Cost savings require rapid results and action
There are several approaches for identifying patients colonised and infected with MRSA, and the most effective approaches provide accurate results in a timely fashion for effective management. In outbreak situations, a reliable high-throughput system for rapid identification of MRSA can be a very useful tool for identifying the highest-concern patients and managing them appropriately. Reducing cost for the hospital and providing state-of-the-art care is the name of the game. Reducing isolation days for suspected patients, who are cleared by a molecular assay in one or two days, during a search-and-destroy campaign provides a considerable saving over traditional culture methods, which may require five days.

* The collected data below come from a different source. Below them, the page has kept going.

# poyentung/ebsd-vae

Measured on AMD Instinct MI355X. Metric: EBSD patterns/sec (128x128, fwd+bwd), higher is better.
Workload: dtype fp32 I/O, f16x3 split MFMA; 1 GPU; c2: VariationalAutoEncoderRawData 128x128, latent 16, batch 256/GPU, fwd+loss+bwd+Adam; global_batch=256, image_size=128, latent_dim=16, parallelism=dp1

## Files before the change

### ebsd-vae_amd/csrc/conv_split.hip

```cpp
#include "conv_common.h"
#include "instnorm_fin.h"

#include <stdlib.h>
#include <type_traits>

namespace ev {

static_assert(NP_F16 == EBSDVAE_PIECES_F16, "piece-format id");

#ifdef EV_PIPE_TRACE
__device__ unsigned long long ev_pipe_trace[4096 * 8 * 6];
#define EV_T(x) unsigned long long x = __builtin_amdgcn_s_memtime()
#define EV_TACC(acc, t0) acc += __builtin_amdgcn_s_memtime() - t0
#else
#define EV_T(x)
#define EV_TACC(acc, t0)
#endif


typedef __bf16 bf16x8 __attribute__((ext_vector_type(8)));
typedef __bf16 bf16x4 __attribute__((ext_vector_type(4)));

constexpr int XCK = 8;
constexpr int ACT_FIRST = 5;
// ... 268 lines not shown

EV_DEVINL void pipe_barrier_lds() {
  asm volatile("" ::: "memory");
  __builtin_amdgcn_s_waitcnt(0xF | (7 << 4) | (3 << 14));
  __builtin_amdgcn_s_barrier();
  asm volatile("" ::: "memory");
}

template <int N>
EV_DEVINL void pipe_barrier() {
  static_assert(N >= 0 && N < 16, "vmcnt range");
  asm volatile("" ::: "memory");
  __builtin_amdgcn_s_waitcnt(N | (7 << 4));
  __builtin_amdgcn_s_barrier();
  asm volatile("" ::: "memory");
}

#ifndef EV_EPI_POL
#define EV_EPI_POL 2
#endif
constexpr int kEpiPol = EV_EPI_POL;

template <int MF, int NF, int FP>
constexpr bool pipe_prefetch_ok() { return NF == 1 && (FP == P_ID || FP == FP_UPSUM); }
template <int MF, int NF, int FP>
constexpr int pipe_prefetch_n() {
  return pipe_prefetch_ok<MF, NF, FP>() ? (FP == FP_UPSUM ? 8 * (MF / 2) : 16 * MF) : 1;
}
template <int MF, int NF, int FP, int NT, int PH = 0>
EV_DEVINL void pipe_epilogue(f32x16 (&acc)[MF][NF], const float* __restrict__ bias,
                             float* __restrict__ y, float2* __restrict__ spart, int H, int W, int b0,
                             int h0, int wpx0, int mfs, int slot, int co_base, int hk, int l32,
                             const float* __restrict__ yprev, const float2* __restrict__ stprev,
                             double2* __restrict__ ipart, float* __restrict__ ypool, float sc,
                             float (&pv)[pipe_prefetch_n<MF, NF, FP>()]) {
  static_assert(MF % 2 == 0, "fragments in 64-pixel pairs");
  static_assert(PH == 0 || pipe_prefetch_ok<MF, NF, FP>(), "prefetch phases: NF 1, P_ID / UPSUM");
  constexpr int NG = MF / 2;
  constexpr bool FUSED = FP == P_ID || FP == P_POOL || FP == P_UP || FP == FP_UPSUM;
#ifndef EV_EPI_OPAQUE
#define EV_EPI_OPAQUE 1
#endif
  constexpr bool EPI_OPAQUE = EV_EPI_OPAQUE && FP == FP_POOLOUT;
  if constexpr (PH == 1) {
    const int nf = 0;
    const int co = co_base + l32;
    if constexpr (FP == FP_UPSUM) {
      const int W2 = W >> 1;
      const auto rp = __builtin_amdgcn_make_buffer_rsrc(
          (void*)(yprev + ((size_t)b0 * (H >> 1) + (h0 >> 1)) * W2 * NT), 0, 0x7fffffff, 0x00020000);
#pragma unroll
      for (int g = 0; g < NG; ++g) {
        const int m0 = 2 * g;
#pragma unroll
        for (int k = 0; k < 8; ++k) {
// ... 80 lines not shown
            gs[k] = (acc[m0][nf][r] + acc[m0][nf][r + 1]) + (acc[m0 + 1][nf][r] + acc[m0 + 1][nf][r + 1]);
            prow = (wpx0 / W + m0) >> 1;
            pc = ((wpx0 % W + 4 * hk) >> 1) + (((r & 3) + 8 * (r >> 2)) >> 1);
          } else {
            const int mf = m0 + (k >> 2), r = 2 * (k & 3);
            gs[k] = (acc[mf][nf][r] + acc[mf][nf][r + 1]) + (acc[mf][nf][r + 8] + acc[mf][nf][r + 9]);
            prow = (wpx0 + mf * mfs) / W >> 1;
            pc = ((r & 3) + 8 * (r >> 2) + 4 * hk) >> 1;
          }
          off[k] = ((prow * W2 + pc) * NT + co) * 4;
        }
#pragma unroll
        for (int k = 0; k < 8; ++k)
          v[k] = PH == 2 ? pv[g * 8 + k]
                         : __builtin_bit_cast(float, __builtin_amdgcn_raw_buffer_load_b32(rp, off[k], 0, kEpiPol));
        float s1 = 0.f, s2 = 0.f;
#pragma unroll
        for (int k = 0; k < 8; ++k) {
          const float h = inbwd_acc<P_ID>(gs[k], &v[k], sp, spc, s1, s2);
          __builtin_amdgcn_raw_buffer_store_b32(__builtin_bit_cast(unsigned, h), rq, off[k], 0, kEpiPol);
        }
        s1 += __shfl_xor(s1, 32, 64);
        s2 += __shfl_xor(s2, 32, 64);
        if (hk == 0) ipart[((size_t)b0 * T + slot + g) * NT + co] = make_double2((double)s1, (double)s2);
      }
    }
    if (FP == FP_POOLOUT) {
      const int W2 = W >> 1;
      const auto rq = __builtin_amdgcn_make_buffer_rsrc(
          (void*)(ypool + ((size_t)b0 * (H >> 1) + (h0 >> 1)) * W2 * NT), 0, 0x7fffffff, 0x00020000);
#pragma unroll
      for (int m0 = 0; m0 < MF; m0 += 2) {
        if (W >= 32) {
          const int prow = (wpx0 / W + m0) >> 1, pcol = (wpx0 % W + 4 * hk) >> 1;
          int pb = ((prow * W2 + pcol) * NT + co) * 4;
          if constexpr (EPI_OPAQUE) asm volatile("" : "+v"(pb));
#pragma unroll
          for (int r = 0; r < 16; r += 2) {
            const float m = fmaxf(fmaxf(acc[m0][nf][r], acc[m0][nf][r + 1]),
                                  fmaxf(acc[m0 + 1][nf][r], acc[m0 + 1][nf][r + 1]));
            const int dc = ((r & 3) + 8 * (r >> 2)) >> 1;
            __builtin_amdgcn_raw_buffer_store_b32(__builtin_bit_cast(unsigned, m), rq,
                                                  pb + dc * NT * 4, 0, kEpiPol);
          }
        } else {
#pragma unroll
          for (int mf = m0; mf < m0 + 2; ++mf) {
// ... 28 lines not shown
#pragma unroll
        for (int e0 = 32 * g; e0 < 32 * g + 32; e0 += G) {
          float v[G][NL];
#pragma unroll
          for (int j = 0; j < G; ++j) {
            const int e = e0 + j, mf = e >> 4, r = e & 15;
            const int pl = pbase + mf * 32 + (r & 3) + 8 * (r >> 2);
#pragma unroll
            for (int k = 0; k < NL; ++k)
              v[j][k] = PH == 2 ? pv[e]
                                : __builtin_bit_cast(float, __builtin_amdgcn_raw_buffer_load_b32(
                                                                rp, (inbwd_pix<FP>(pl, W, lW, k) * NT + co) * 4, 0, kEpiPol));
          }
#pragma unroll
          for (int j = 0; j < G; ++j) {
            const int e = e0 + j, mf = e >> 4, r = e & 15;
            const float h = inbwd_acc<FP>(acc[mf][nf][r], v[j], sp, spc, s1, s2);
            __builtin_amdgcn_raw_buffer_store_b32(__builtin_bit_cast(unsigned, h), ry,
                                                  vbase + (mf * mfs + (r & 3) + 8 * (r >> 2)) * NT * 4, 0, kEpiPol);
          }
        }
        s1 += __shfl_xor(s1, 32, 64);
        s2 += __shfl_xor(s2, 32, 64);
        if (hk == 0) ipart[((size_t)b0 * T + slot + g) * NT + co] = make_double2((double)s1, (double)s2);
      }
    }
    if (!FUSED && spart) {
#pragma unroll
      for (int g = 0; g < NG; ++g) {
        float sg = s[g];
        sg += __shfl_xor(sg, 32, 64);
        const float mean = sg * (1.0f / 64);
        float q = 0.f;
#pragma unroll
        for (int mf = 2 * g; mf < 2 * g + 2; ++mf)
#pragma unroll
          for (int r = 0; r < 16; ++r) {
            const float d = acc[mf][nf][r] - mean;
            q = fmaf(d, d, q);
          }
        q += __shfl_xor(q, 32, 64);
        if (hk == 0) spart[((size_t)b0 * T + slot + g) * NT + co] = make_float2(mean, q);
      }
    }
  }
}

#ifndef EV_WREG
#define EV_WREG 1
#endif
constexpr bool pipe_wreg(int NWV, int WM, int NF, int NI, int WR) {
  return EV_WREG && NWV == 4 && WM == 1 && NF == 1 && NI == 1 && WR == 0;
}

template <int NP, int NWV, int WM, int MF, int NF, int KX, int MODE, int FP, int NI, int WR>
__global__ __launch_bounds__(NWV * 64, (MODE == ACT_FIRST || pipe_wreg(NWV, WM, NF, NI, WR)) ? 1 : 2) void conv3x3_pipe_kernel(
    const float* __restrict__ src, const float2* __restrict__ sstats, const char* __restrict__ wp,
    const float* __restrict__ bias, float* __restrict__ y, float2* __restrict__ spart,
    float* __restrict__ act_out, int B, int H, int W, int Cin, int TH, int tpb,
    const float* __restrict__ yprev, const float2* __restrict__ stprev, double2* __restrict__ ipart,
    float* __restrict__ ypool, const float* __restrict__ gmax, int gmT, float2* __restrict__ st_out,
    float2* __restrict__ bst_out, double fin_inv_hw, const float* __restrict__ w0,
    const float* __restrict__ b0) {
  constexpr int WN = NWV / WM;
  constexpr int NT = WN * NF * 32;
// ... 15 lines not shown
  static_assert(!FIRST || (WR > 0 && NI == 1), "ACT_FIRST: the resident-weight single-image form");
  extern __shared__ __attribute__((aligned(16))) char xsm[];
  const int HP = TH + 2, WP = W + 2;
  const int pixI = HP * WP;
  const int pixP = NI * pixI;
  const int xslab = (pixP + 1) * XPS;
  char* lw0 = xsm;
  char* lx0 = xsm + (WR ? WR * WSLAB : 2 * WSLABP);
  const int XTS = FIRST ? (TH + 4) * (W + 2) : 0;
  float* xtl = reinterpret_cast<float*>(lx0 + 2 * xslab);
  const float4* wtab = reinterpret_cast<const float4*>(xtl + 2 * XTS);

  const int tid = threadIdx.x, lane = tid & 63, wave = tid >> 6;
  const int wm = wave % WM, wn = wave / WM;
  const int l32 = lane & 31, hk = lane >> 5;
  const int tpi = H / TH;
  const int tpx = TH * W;
  const int nch = Cin / XCK;
  const int t0 = blockIdx.x * tpb;
  const int ntl = min(tpb, ((B + NI - 1) / NI) * tpi - t0);
  const int nit = ntl * nch;

  int fpx0 = wm * MW, mfs = 32;
  if ((FP == FP_POOLOUT || FP == FP_UPSUM) && W >= 32) {
    const int cbs = W >> 5, rp = wm / cbs;
    fpx0 = MF * rp * W + (wm - rp * cbs) * 32;
    mfs = W;
  }
  int abase[MF];
#pragma unroll
  for (int mf = 0; mf < MF; ++mf) {
    const int p = fpx0 + mf * mfs + l32;
    const int im = p / tpx, pr = p - im * tpx;
    const int r = pr / W, c = pr - r * W;
    abase[mf] = im * pixI + r * WP + c;
  }
  int toff[5];
#pragma unroll
  for (int s = 0; s < 5; ++s) {
    const int t = min(2 * s + hk, 8);
    toff[s] = (t / 3) * WP + t % 3;
  }

  const int Hs = POOL ? 2 * H : (UPS ? H / 2 : H);
  const int Ws = POOL ? 2 * W : (UPS ? W / 2 : W);
  const int q = tid & 1;
  constexpr int WPI = NWV / NI;
  static_assert(NWV % NI == 0, "waves split evenly over the tile's images");
  const int img_w = wave / WPI;
  const int tig = tid - img_w * WPI * 64;
// ... 227 lines not shown
    }
  };

  f32x16 acc[MF][NF];
  auto zero_acc = [&]() EV_LAMBDA_INLINE {
#pragma unroll
    for (int mf = 0; mf < MF; ++mf)
#pragma unroll
      for (int nf = 0; nf < NF; ++nf)
#pragma unroll
        for (int r = 0; r < 16; ++r) acc[mf][nf][r] = 0.f;
  };
  const int ncol = wn * NF * 32 + l32;
#ifdef EV_PIPE_NOPREF
  constexpr bool PREF = false;
#else
  constexpr bool PREF = pipe_prefetch_ok<MF, NF, FP>() && NI == 1;
#endif
  float pv[pipe_prefetch_n<MF, NF, FP>()];
  auto epi_prefetch = [&](int it) EV_LAMBDA_INLINE {
    int b0, h0, ch;
    coords(it, b0, h0, ch);
    pipe_epilogue<MF, NF, FP, NT, PREF ? 1 : 0>(acc, bias, y, spart, H, W, b0, h0, fpx0, mfs, 0,
                                                wn * NF * 32, hk, l32, yprev, stprev, ipart, ypool, 1.f, pv);
  };
  auto epilogue = [&](int it_done, f32x16 (&ea)[MF][NF]) EV_LAMBDA_INLINE {
    int b0, h0, ch;
    coords(it_done, b0, h0, ch);
    const int im = NI == 1 ? 0 : (wm * MW) / tpx;
    const int wpx0 = fpx0 - im * tpx;
    float sc = 1.f;
    if constexpr (NP == NP_F16) {
      sc = ldexpf(1.f, -wshift);
      if constexpr (GS) sc = ldexpf(sc, -gshift(min(b0 + im, B - 1)));
    }
#ifdef EV_PIPE_NOEPI
    if (sc == 12345.f)
#else
    if (NI == 1 || b0 + im < B)
#endif
      pipe_epilogue<MF, NF, FP, NT, PREF ? 2 : 0>(ea, bias, y, spart, H, W, b0 + im, h0, wpx0, mfs,
                                                  (h0 * W + wm * MW - im * tpx) / 64, wn * NF * 32, hk,
                                                  l32, yprev, stprev, ipart, ypool, sc, pv);
  };

#ifdef EV_PIPE_TRACE
  unsigned long long tr_issue = 0, tr_k = 0, tr_bar = 0, tr_epi = 0;
  const unsigned long long tr_start = __builtin_amdgcn_s_memtime();
  const unsigned long long tr_rstart = __builtin_amdgcn_s_memrealtime();
#endif
  auto body = [&](int it, auto P_c) EV_LAMBDA_INLINE {
    constexpr int P = decltype(P_c)::value;
    constexpr int SL_LD = PD == 2 ? P : 0;
    constexpr int SL_ST = PD == 2 ? 1 - P : 0;
    EV_T(tb0);
    const int it1 = min(it + 1, nit - 1), itp = min(it + PD, nit - 1);
    if constexpr (PREF && P == 1)
      if ((it & (nch - 1)) == nch - 1) epi_prefetch(it);
#ifndef EV_PIPE_LATE_ISSUE
    issue_weights(it1, lw0 + (1 - P) * WSLABP);
    if constexpr (WREG) issue_wreg(it1, std::integral_constant<int, WREG ? 1 - P : 0>());
    issue_halo(itp, std::integral_constant<int, SL_LD>());
#endif
    EV_TACC(tr_issue, tb0);
    EV_T(tb1);
// ... 168 lines not shown
      if (item_live(k)) stage_item(std::integral_constant<int, 0>(), k, fs, lx0);
    stage_post(std::integral_constant<int, 0>(), fs, lx0);
  }
  if constexpr (WR) {
    asm volatile("s_waitcnt vmcnt(%0)" ::"n"(NLD) : "memory");
  }
  __syncthreads();
  for (int tl = 0; tl < ntl; ++tl) {
    for (int ch = 0; ch < nch; ch += 2) {
      body(tl * nch + ch, std::integral_constant<int, 0>());
      body(tl * nch + ch + 1, std::integral_constant<int, 1>());
    }
    EV_T(te0);
    epilogue(tl * nch, acc);
    zero_acc();
    EV_TACC(tr_epi, te0);
  }
  if (st_out || bst_out) {
    asm volatile("s_waitcnt vmcnt(0)" ::: "memory");
    __threadfence_block();
    __syncthreads();
    const int tpi = NI == 1 ? H / TH : 1;
    const int g0 = t0 / tpi, g1 = (t0 + ntl - 1) / tpi;
    for (int gi = g0; gi <= g1; ++gi)
      for (int im = 0; im < NI; ++im) {
        const int b = gi * NI + im;
        if (b >= B) break;
        if (st_out)
          in_stats_finalize_image(spart, st_out, NT, (H * W) / 64, 64.f, b, tid,
                                  reinterpret_cast<float*>(xsm));
        if (bst_out)
          in_bwd_finalize_image(ipart, bst_out, NT, (H * W) / 64, fin_inv_hw, b, tid,
                                reinterpret_cast<double*>(xsm));
      }
  }
#ifdef EV_PIPE_TRACE
  if (lane == 0 && blockIdx.x < 4096) {
    unsigned long long* o = ev_pipe_trace + ((size_t)blockIdx.x * 8 + (wave & 7)) * 6;
    o[0] = __builtin_amdgcn_s_memtime() - tr_start;
    o[1] = tr_issue; o[2] = tr_k; o[3] = tr_bar; o[4] = tr_epi;
    o[5] = __builtin_amdgcn_s_memrealtime() - tr_rstart;
  }
#endif
}
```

One study from the Netherlands estimated €7.3 million of hospital savings over four years when using molecular testing instead of culture methods. Another MRSA screening study, conducted in the US, compared PCR to traditional culture techniques for paediatric and surgical intensive care units to determine cost-effectiveness for the hospital and laboratory.
A fivefold reduction in HAIs was observed when PCR was used to identify carriers, which translates into $50,000 for each hospitalisation when considering extended length of stay for an MRSA HAI, compared with patients identified on admission with MRSA and managed appropriately.
Infection control for C difficile, however, is about preventing the spread of disease from symptomatic patients. The goal is identification of those with C difficile-associated disease and containment to protect vulnerable patients within the institution. When comparing traditional cell culture cytotoxin neutralisation, a dual-testing algorithm of glutamate dehydrogenase (GDH) and toxin enzyme immunoassay with a rapid molecular test for identification, almost twice as many symptomatic patients were determined positive by PCR over culture. Follow-up of patients with discrepant results showed more than 90% were clinically confirmed with C difficile infection, providing evidence that timely and accurate results provided by molecular methods correlate well with clinical diagnosis.
Are we making an impact?
Carefully designed infection control initiatives to control the spread of disease appear to be making a difference, as rates of HAIs are dropping in some countries. Fundamental practices such as hand hygiene and facility cleaning are the foundation of strong prevention programmes, but more can be done.
New tools are available to minimise environmental contamination, and will likely become an integral part of hospital design as the return on investment is realised and documented through robust studies. The future holds great promise, as infection control and prevention focuses on the tools of choice for diagnostic testing – rapid, sensitive, specific, and robust tests optimised for early and reliable identification of colonised and infected patients.
We can now identify these patients early on, and spare them extended hospital stays, isolation precautions, suffering and emotional stress, improving progression of healing and morale, making an impact one patient, and one family, at a time.